With effort, he angled his head to look up at the man who had him trapped. He saw battered jeans, a checked shirt, massive forearms, an unruly black moustache, and a wild mop of shoulder length hair framing a hard, flat face.
‘He don’t look up to much,’ Moustache-man grinned down at him.
‘Check him for a shooter,’ the other voice called across.
Moustache-man roughly shoved his hands inside Sam’s jacket and fumbled about.
He’ll find my police ID,
Sam thought.
And then what? How will he react when he finds I’m a copper?
Thrusting his hand into Sam’s inside pocket, Moustache-man pulled out the ID in its leather case.
‘What you got?’ the other man called across to him.
‘Nuffing,’ Moustache-man announced. ‘Just a wallet.’
‘Leave it for Patsy,’ ordered the other man. ‘Just so long as this little runt ain’t got no tricks up his sleeve, that’s all that counts.’
He didn’t even bother to look inside,
Sam thought as the badge was shoved back inside his jacket.
They’re not interested in my money. This isn’t a mugging.
Now Sam could see that at the far end of the courtyard was another figure, just as huge as Moustache-man, but sporting a ponytail tied with a grubby red ribbon. He took hold of the mound of beige coloured sacking and began hauling it up. It was then that Sam realized that it wasn’t sacking at all – it was Gene. He caught a glimpse of Hunt’s face, his eyes closed and his mouth slack, before Ponytail threw him over his shoulder and strode across to the corrugated iron gate.
‘Bring ‘im,’ he barked, and Moustache-man reached down and grabbed Sam in his iron-like grip.
Sam kicked out, aiming to drive his heel into Moustache-man’s crotch, but missed, catching his muscle-packed thigh instead.

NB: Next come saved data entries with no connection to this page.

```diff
+int vda_conv_oc1_src(const void* x, const void* w, void* y, const float* bias, int relu, int BT, int Hs, int Ws, int H,
+                     int W, int Cin, int Cout, hipStream_t st, const float* bias9) {
+  if (!vda_conv_oc1_src_serves(BT, Hs, Ws, H, W, Cin, Cout, bias9 != nullptr)) return 1;
+  HaloGrid g;
+  halo_tile_grid(BT, H, W, ST, 1, 0x7fffffffL, g);
+  hipLaunchKernelGGL(oc1_src_kernel, dim3(g.grid), dim3(512), 0, st, (const h16*)x, (const h16*)w, bias, bias9,
+                     (h16*)y, relu, Hs, Ws, Cin, g.tiles_x, g.tiles_y, g.ntiles);
+  VDA_LAUNCH_CHECK();
+  return 0;
+}
+
+#ifdef VDA_TUNING
+extern "C" int vda_debug_oc1_src(int32_t mode) {
+  if (mode < 0 || mode > 2) return 1;
+  g_oc1_src = mode;
+  return 0;
+}
+#endif
```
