#define HIP_CHECK(expr)                                                                                        \
    do {                                                                                                       \
        hipError_t e_ = (expr);                                                                                \
        if (e_ != hipSuccess) {                                                                                \
// ... 212 lines not shown
        else atomicOr(&cnt->overflow.v, 8u);
    }
}
__device__ inline uint32_t shading_class(uint32_t meta, const Hit &hit)
{
    const uint32_t kind = meta & 15u;
    const bool is_hit = hit.node >= 0;
    bool heavy = false;
    if (is_hit) {
        if (kind == RK_CAMERA) heavy = true;
        else if (kind == RK_GI) heavy = fabsf(hit.t) > BHRT_BIAS;
        else if (kind == RK_REFR_IN) heavy = hit.front != 0;
        else heavy = true;
    }
    return heavy ? RC_HEAVY : ((kind == RK_REFR_IN && is_hit) ? RC_MEDIUM : RC_LIGHT);
}
template <bool kTex>
__device__ inline void gi_miss(const DevScene &S, const float *gi_mult, float *gi, uint32_t owner, V3 d)
{
    const V3 mult = ld3i(gi_mult, owner);
    V3 outc = v3(0, 0, 0);
    if (d.x == d.y && d.x == 0) {
        outc = outc + v3(1.0f, 0.0f, 1.0f);
    } else {
        V3 env = (kTex ? sample_environment(S, S.environment, d) : ld3(S.environment.color)) * mult;
        if (!(isnan_f(env.x) || isnan_f(env.y) || isnan_f(env.z))) outc = outc + env;
    }
    if (isnan_f(outc.x)) outc = v3(1.0f, 0.0f, 1.0f);
    else outc = clamp_white(outc);
    st3(gi, owner, outc);
}
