SIGNATURES = [
    ("rfx_abi_version", C.c_int, []),
    ("rfx_last_error", C.c_char_p, []),
    ("rfx_build_options", C.c_int, []),
    ("rfx_scene_create", C.c_void_p, [C.c_float] * 4),
    ("rfx_scene_destroy", None, [C.c_void_p]),
    ("rfx_scene_add_sphere", C.c_int, [C.c_void_p, _fp, C.c_float, C.c_int, _fp, C.c_float, C.c_float]),
    ("rfx_scene_add_triangle", C.c_int, [C.c_void_p, _fp, _fp, _fp, C.c_int, _fp, C.c_float, C.c_float]),
    ("rfx_scene_add_mesh", C.c_int, [C.c_void_p, _fp, C.c_uint32, _u32p, C.c_uint32, C.c_int, _fp, C.c_float, C.c_float]),
    ("rfx_scene_tri_bvh_dump", C.c_int, [C.c_void_p, _i32p, _fp, _i32p, _i32p, _i32p]),
    ("rfx_scene_set_tri_mates", C.c_int, [C.c_void_p, C.c_int]),
    ("rfx_scene_tri_mates", C.c_int, [C.c_void_p, _i32p, _fp]),
    ("rfx_scene_add_plane", C.c_int, [C.c_void_p, _fp, _fp, C.c_int, _fp, C.c_float, C.c_float]),
    ("rfx_scene_plane_count", C.c_int, [C.c_void_p]),
    ("rfx_triangle_set_texture", C.c_int, [C.c_void_p, C.c_int, C.c_int, _fp]),
    ("rfx_scene_add_light", C.c_int, [C.c_void_p, _fp, C.c_float, _fp, C.c_float]),
    ("rfx_scene_add_texture_argb", C.c_int, [C.c_void_p, C.c_uint32, C.c_uint32, _u32p]),
    ("rfx_scene_add_texture_file", C.c_int, [C.c_void_p, C.c_char_p, C.POINTER(C.c_int)]),
    ("rfx_scene_set_skybox_file", C.c_int, [C.c_void_p, C.c_char_p]),
    ("rfx_scene_set_skybox_argb", C.c_int, [C.c_void_p, C.c_uint32, C.c_uint32, _u32p]),
    ("rfx_scene_counts", C.c_int, [C.c_void_p] + [C.POINTER(C.c_int)] * 4),
    ("rfx_camera_view", None, [_fp, _fp, _fp]),
    ("rfx_camera_rz", C.c_float, [C.c_uint32, C.c_float]),
    ("rfx_tga_load", C.c_int, [C.c_char_p, _u32p, _u32p, _u32p, C.c_size_t]),
    ("rfx_tga_save", C.c_int, [C.c_char_p, C.c_uint32, C.c_uint32, _u32p]),
    ("rfx_bmp_save", C.c_int, [C.c_char_p, C.c_uint32, C.c_uint32, _u32p]),
    ("rfx_argb_from_rgb", None, [_fp, C.c_size_t, _u32p]),
    ("rfx_renderer_create", C.c_int, [C.POINTER(C.c_void_p), C.c_int]),
    ("rfx_renderer_destroy", None, [C.c_void_p]),
    ("rfx_renderer_device", C.c_int, [C.c_void_p]),
    ("rfx_renderer_set_stream", C.c_int, [C.c_void_p, C.c_void_p]),
    ("rfx_renderer_set_scene", C.c_int, [C.c_void_p, C.c_void_p]),
    ("rfx_renderer_set_rng", C.c_int, [C.c_void_p, C.c_uint32, C.c_uint32]),
    ("rfx_renderer_get_rng", C.c_int, [C.c_void_p, _u32p, _u32p]),
    ("rfx_strip_rows", C.c_uint32, [C.c_uint32] * 4),
    ("rfx_strip_row_to_y", C.c_uint32, [C.c_uint32] * 4),
    ("rfx_render_frame", C.c_int, [C.c_void_p, C.POINTER(Frame), C.c_void_p, C.c_void_p, C.c_void_p, C.c_void_p]),
    ("rfx_render_frame_host", C.c_int, [C.c_void_p, C.POINTER(Frame), _fp, _u32p, _u64p]),
    ("rfx_frame_rng_blocks", C.c_int, [C.c_void_p, C.POINTER(Frame), C.c_uint32, _u64p]),
    ("rfx_frame_rng_count", C.c_int, [C.c_void_p, C.POINTER(Frame), C.c_uint32, C.c_uint32, C.c_void_p, C.c_void_p]),
    ("rfx_render_frame_counted", C.c_int, [C.c_void_p, C.POINTER(Frame), C.c_uint32, C.c_void_p, C.c_void_p,
                                           C.c_void_p, C.c_void_p, C.c_void_p]),
    ("rfx_render_frame_counted_ev", C.c_int, [C.c_void_p, C.POINTER(Frame), C.c_uint32, C.c_void_p, C.c_void_p,
                                              C.c_void_p, C.c_void_p, C.c_void_p, C.c_void_p]),
    ("rfx_frame_rng_emit", C.c_int, [C.c_void_p, C.POINTER(Frame), C.c_uint32, C.c_void_p, C.c_void_p, C.c_void_p]),
    ("rfx_render_frame_emitted", C.c_int, [C.c_void_p, C.POINTER(Frame), C.c_void_p, C.c_void_p, C.c_void_p,
                                           C.c_void_p]),
    ("rfx_frame_rng_discard", C.c_int, [C.c_void_p]),
    ("rfx_frame_rng_pending", C.c_int, [C.c_void_p, _u32p]),
    ("rfx_frame_rng_rewind", C.c_int, [C.c_void_p]),
    ("rfx_group_create", C.c_int, [C.POINTER(C.c_void_p), C.POINTER(C.c_int), C.c_int]),
    ("rfx_group_destroy", None, [C.c_void_p]),
    ("rfx_group_size", C.c_int, [C.c_void_p]),
    ("rfx_group_renderer", C.c_void_p, [C.c_void_p, C.c_int]),
    ("rfx_group_set_scene", C.c_int, [C.c_void_p, C.c_void_p]),
    ("rfx_group_set_bands", C.c_int, [C.c_void_p, C.c_uint32, _u32p]),
    ("rfx_group_get_bands", C.c_int, [C.c_void_p, _u32p]),
    ("rfx_group_render_frame", C.c_int, [C.c_void_p, C.POINTER(Frame), C.c_void_p, C.c_void_p, C.c_void_p]),
    ("rfx_renderer_set_timing", C.c_int, [C.c_void_p, C.c_int]),
    ("rfx_renderer_set_tile_order", C.c_int, [C.c_void_p, C.c_int]),
    ("rfx_renderer_set_prim_masks", C.c_int, [C.c_void_p, C.c_int]),
    ("rfx_renderer_set_prim_exact", C.c_int, [C.c_void_p, C.c_int]),
    ("rfx_renderer_get_prim_masks", C.c_int, [C.c_void_p, _u64p, C.c_uint64, _u64p]),
    ("rfx_renderer_set_regroup", C.c_int, [C.c_void_p, C.c_int]),
    ("rfx_renderer_set_regroup_sort", C.c_int, [C.c_void_p, C.c_int]),
    ("rfx_renderer_set_launch_traces", C.c_int, [C.c_void_p, C.c_uint64]),
    ("rfx_renderer_bounce_form", C.c_int, [C.c_void_p]),
    ("rfx_renderer_set_rng_prepass", C.c_int, [C.c_void_p, C.c_int]),
    ("rfx_renderer_prepass_form", C.c_int, [C.c_void_p]),
    ("rfx_rng_triple_index", C.c_uint32, [C.c_uint32]),
    ("rfx_rng_seq_blocks", C.c_uint32, []),
    ("rfx_renderer_set_tri_accel", C.c_int, [C.c_void_p, C.c_int]),
    ("rfx_renderer_accel_info", C.c_int, [C.c_void_p, C.POINTER(AccelInfo)]),
    ("rfx_renderer_get_timing", C.c_int, [C.c_void_p, C.POINTER(C.c_double), C.POINTER(C.c_double), _u64p]),
    ("rfx_device_alloc", C.c_int, [C.c_void_p, C.c_size_t, C.POINTER(C.c_void_p)]),
    ("rfx_device_free", C.c_int, [C.c_void_p, C.c_void_p]),
    ("rfx_memcpy_d2h", C.c_int, [C.c_void_p, C.c_void_p, C.c_void_p, C.c_size_t]),
    ("rfx_memcpy_h2d", C.c_int, [C.c_void_p, C.c_void_p, C.c_void_p, C.c_size_t]),
    ("rfx_memcpy_d2d", C.c_int, [C.c_void_p, C.c_void_p, C.c_void_p, C.c_size_t]),
    ("rfx_synchronize", C.c_int, [C.c_void_p]),
    ("rfx_rand_dirs", C.c_int, [C.c_void_p, C.c_uint32, C.c_uint64, _fp, _u32p]),
    ("rfx_kat_objects", C.c_int, [C.c_void_p, _fp, C.POINTER(C.c_int32), C.c_uint64, _fp]),
    ("rfx_kat_texels", C.c_int, [C.c_void_p, C.c_int, _fp, C.c_uint64, _fp]),
    ("rfx_kat_powf", C.c_int, [C.c_void_p, _fp, C.c_uint64, _fp]),
    ("rfx_kat_argb", C.c_int, [C.c_void_p, _fp, C.c_uint64, _u32p]),
    ("rfx_kat_powf_cube", C.c_int, [C.c_void_p, C.POINTER(C.c_uint64)]),
    ("rfx_kat_div", C.c_int, [C.c_void_p, C.c_uint64, C.c_uint64, C.POINTER(C.c_uint64)]),
    ("rfx_kat_kernarg", C.c_int, [C.c_void_p, C.c_int, C.POINTER(C.c_uint32)]),
    ("rfx_kat_rng_seq_prefix", C.c_int, [C.c_void_p, _u32p]),
    ("rfx_kat_rng_seq_legacy", C.c_int, [C.c_void_p, _u32p]),
]
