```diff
+template <typename Pos>
+__device__ __forceinline__ uint32_t ws_load(const WaveStream<Pos> &s, uint32_t dw) {
+    const Pos b = s.s0 + (Pos)4 * dw;
+    return load_le32(s.in + (b < s.lim ? b : s.lim));
+}
+template <typename Pos>
+__device__ __forceinline__ void ws_restart(WaveStream<Pos> &s, Pos byte_pos) {
+    const uint32_t lane = lane_id();
+    s.s0 = byte_pos, s.rd = 0, s.bitbuf = 0, s.bitcnt = 0;
+    const Pos room = byte_pos <= s.lim ? (s.lim - byte_pos) / 4 + 1 : 0;
+    s.rd_end = room < (Pos)0xffffffffu ? (uint32_t)room : 0xffffffffu;
+    s.look = ws_load(s, lane);
+    s.nxt = ws_load(s, 64 + lane);
+}
+template <typename Pos>
+__device__ __forceinline__ void ws_init(WaveStream<Pos> &s, const uint8_t *in, Pos n_in, Pos byte_pos) {
+    s.in = in, s.lim = n_in + 8;
+    ws_restart(s, byte_pos);
+}
+template <typename Pos>
+__device__ __forceinline__ void ws_need32(WaveStream<Pos> &s) {
+    if (s.bitcnt < 32) {
+        uint32_t w = (uint32_t)__builtin_amdgcn_readlane((int)s.look, (int)(s.rd & 63u));
+        w = s.rd < s.rd_end ? w : 0u;
+        s.bitbuf |= (uint64_t)w << s.bitcnt;
+        s.bitcnt += 32, ++s.rd;
+        if ((s.rd & 63u) == 0) {
+            s.look = s.nxt;
+            s.nxt = ws_load(s, s.rd + 64 + lane_id());
+        }
+    }
+}
+template <typename Pos>
+__device__ __forceinline__ void ws_take(WaveStream<Pos> &s, uint32_t n) {
+    s.bitbuf >>= n, s.bitcnt -= n;
+}
+template <typename Pos>
+__device__ __forceinline__ Pos ws_taken(const WaveStream<Pos> &s) {
+    return s.s0 + (Pos)4 * s.rd;
+}
+
+template <typename T>
+__device__ __forceinline__ uint32_t wave_fast(const T *fast, uint32_t idx) {
+    return uni((uint32_t)fast[idx]);
+}
+
+template <uint32_t kMask, typename T>
+__device__ __forceinline__ void wave_copy_near(T *ring, T *dump, uint32_t op, uint32_t dist, uint32_t len) {
+    const uint32_t lane = lane_id();
+    const uint32_t src0 = op - dist;
+    if (dist >= len) {
+        const T v = ring[(src0 + lane) & kMask];
+        *(lane < len ? &ring[(op + lane) & kMask] : &dump[lane]) = v;
+        if (len > 64)
+            for (uint32_t i = 64 + lane; i < len; i += 64) ring[(op + i) & kMask] = ring[(src0 + i) & kMask];
+    } else {
+        const float r = __builtin_amdgcn_rcpf((float)dist);
+        auto mod = [&](uint32_t i) { return i - (uint32_t)__builtin_fmaf((float)i, r, 1.0f / 512) * dist; };
+        const T v = ring[(src0 + mod(lane)) & kMask];
+        *(lane < len ? &ring[(op + lane) & kMask] : &dump[lane]) = v;
+        if (len > 64)
+            for (uint32_t i = 64 + lane; i < len; i += 64) ring[(op + i) & kMask] = ring[(src0 + mod(i)) & kMask];
+    }
+}
+
 
 }
 }
```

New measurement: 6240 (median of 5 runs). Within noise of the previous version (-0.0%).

Drawing on every ounce of strength, Sam tried to scramble away, reaching wildly for a heap of broken crates, hoping to grab some chunk of wood and fight his way out. But at once he felt those powerful hands slam down on him, dragging his arms behind his back and immobilizing him. Agonizingly, he was dragged to his feet. Sam felt the rough bristles of the man’s moustache prickling against his cheek.